Auch "Arbeitstiere" wie Kutschen- und Fiakerpferde haben Rechte, die bedingungslos respektiert und gesetzlich verankert werden müssen.

Was Tierschutz- und Tierrechtsorganisationen wie der VEREIN GEGEN TIERFABRIKEN bisher in wertvoller Pionierarbeit „anpackten“, wird jetzt auch zunehmend Gegenstand der staatlichen Politik.
In Wien soll jetzt Klarheit darüber hergestellt werden, welchen Belastungen Fiakerpferde ausgesetzt werden dürfen. „Durch das neue Bundestierschutzgesetz verschlechtert sich die Situation für die Fiakerpferde“, bedauert die zuständige Stadträtin (SPÖ).

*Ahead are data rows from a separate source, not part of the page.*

# bebop/poly

Measured on AMD Instinct MI355X. Metric: mash.Sketch k-mers hashed/s, higher is better.
Workload: dtype u32

## Files before the change

### poly_amd/csrc/mash_sketch.hip

```cpp
#include <hip/hip_runtime.h>

#include <algorithm>

#include "common.h"
#include "k1_tauq.h"
#include "host_pipeline.h"
#include "multi_device.h"
#include <memory>
#include <string>
#include <type_traits>
#include <vector>

#ifndef PH_WPE
#define PH_WPE 6
#endif
#ifndef PH_CAPK
#define PH_CAPK 12u
#endif
#ifndef PH_ABL
#define PH_ABL 0
#endif
#ifndef PH_SEL_ATOMIC
#define PH_SEL_ATOMIC 0
#endif
#ifndef PH_BS_WIN
#define PH_BS_WIN 4
#endif
static_assert(PH_BS_WIN == 0 || PH_BS_WIN == 4, "the rank pass takes four slots per thread: its window is four");
#ifndef PH_SLAB_SIG
#define PH_SLAB_SIG 6u
#endif
#ifndef PH_SLAB_CW
#define PH_SLAB_CW 6u
#endif
#ifndef PH_SLAB_CF
#define PH_SLAB_CF 0u
#endif
#ifndef PH_SLAB_WPE
#define PH_SLAB_WPE 8
#endif

namespace polyhip {
namespace k1 {

constexpr int THREADS = 256;
constexpr int WAVES = THREADS / 64;
#ifndef PH_WTW
#define PH_WTW 512
#endif
constexpr int WTW = PH_WTW;
constexpr int TW = WTW * WAVES;
constexpr int GROUPS = WTW / (4 * 64);
constexpr int NB = 2048;
constexpr uint32_t MARK0 = 0xFFFFFFFFu, MARK1 = 0u;
constexpr uint32_t LUT_DW = 256;
constexpr int GBATCH = 32;
constexpr uint32_t WL_POSITIONAL = 0x80000000u;
constexpr uint32_t C1 = 0xcc9e2d51u, C2 = 0x1b873593u;

__device__ __forceinline__ uint32_t rotl32(uint32_t x, int r) { return (x << r) | (x >> (32 - r)); }

__device__ __forceinline__ uint32_t premix(uint32_t k)
{
    k *= C1;
    k = rotl32(k, 15);
    k *= C2;
    return k;
}

__device__ __forceinline__ uint32_t chain(uint32_t h) { return rotl32(h, 13) * 5u + 0xe6546b64u; }

__device__ __forceinline__ uint32_t fmix32(uint32_t h)
{
    h ^= h >> 16;
    h *= 0x85ebca6bu;
    h ^= h >> 13;
    h *= 0xc2b2ae35u;
    h ^= h >> 16;
    return h;
}

__device__ __forceinline__ uint32_t funnel_bytes(uint32_t hi, uint32_t lo, uint32_t sh)
{
    return __builtin_amdgcn_alignbyte(hi, lo, sh);
}

__device__ __forceinline__ uint32_t wave_incl_scan(uint32_t v)
{
    v += (uint32_t)__builtin_amdgcn_update_dpp(0, (int)v, 0x111, 0xF, 0xF, true);
    v += (uint32_t)__builtin_amdgcn_update_dpp(0, (int)v, 0x112, 0xF, 0xF, true);
    v += (uint32_t)__builtin_amdgcn_update_dpp(0, (int)v, 0x114, 0xF, 0xF, true);
    v += (uint32_t)__builtin_amdgcn_update_dpp(0, (int)v, 0x118, 0xF, 0xF, true);
    v += (uint32_t)__builtin_amdgcn_update_dpp(0, (int)v, 0x142, 0xA, 0xF, false);
    v += (uint32_t)__builtin_amdgcn_update_dpp(0, (int)v, 0x143, 0xC, 0xF, false);
    return v;
}

struct Smem {
    uint32_t *seqb;
    uint32_t *P;
    uint32_t *cand;
    uint32_t *binned;
    uint32_t *misc;
    uint32_t *lut;
    uint32_t *bins;
    uint32_t *biglist;
    uint32_t listcap;
};

constexpr uint32_t BIG_BIN = 32;
constexpr uint32_t BIG_LIST_CAP = 512;
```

Belastungsstudie als Grundlage für bessere Gesetzesstandards
Sie wird jetzt die Veterinär-Universität mit einer Studie beauftragen. Dabei sollen die mannigfaltigen Belastungen, denen die Fiakerpferde ausgesetzt sind, genau untersucht werden. Die Ergebnisse werden im Herbst erwartet. „Unter anderem geht es mir um Vorschläge zur Beschattung von Standplätzen, neue Ruhezeiten und arbeitsfreie Tage für die Tiere. Zusätzlich sollen auch die Fiakerrouten genau überprüft werden“, so Frauenberger über die geplanten Verbesserungen der malträtierten Arbeitstiere.

Tierschutz Hotline
Die Stadtratin appeliert nun an alle BürgerInnen und TierfreundInnen, die beobachten, dass Fiakerpferde gerade an heißen tagen extremen Belastungen ausgesetzt sind (oder andere Misshandlungen), sich an die Tierschutz-Helpline unter Tel. 4000 80 60 zu wenden.

Kritik aus der Szene
Sogar innerhalb der Kutscher-Szene rührt sich mittlerweile Kritik: Fiakerunternehmer räumen ein, dass gewisse Fiakerbetriebe ihren Pferden keine Ruhezeiten gönnen und auch kranke Tiere auf die Strasse schicken würden.

Wichtige Grundlage für die neuen gesetzlichen Grundlagen zur Verbesserung der Situation der Fiakerpferde war sicherlich auch die engagierte Fiaker-Kampagne des VEREIN GEGEN TIERFABRIKEN. Es wurden Recherchefotos aus Stallungen in Wien online gestellt, was die desaströsen Haltungsbedingungen – meist im Keller – im wahrsten Sinne des Wortes ans Tageslicht gebracht hat!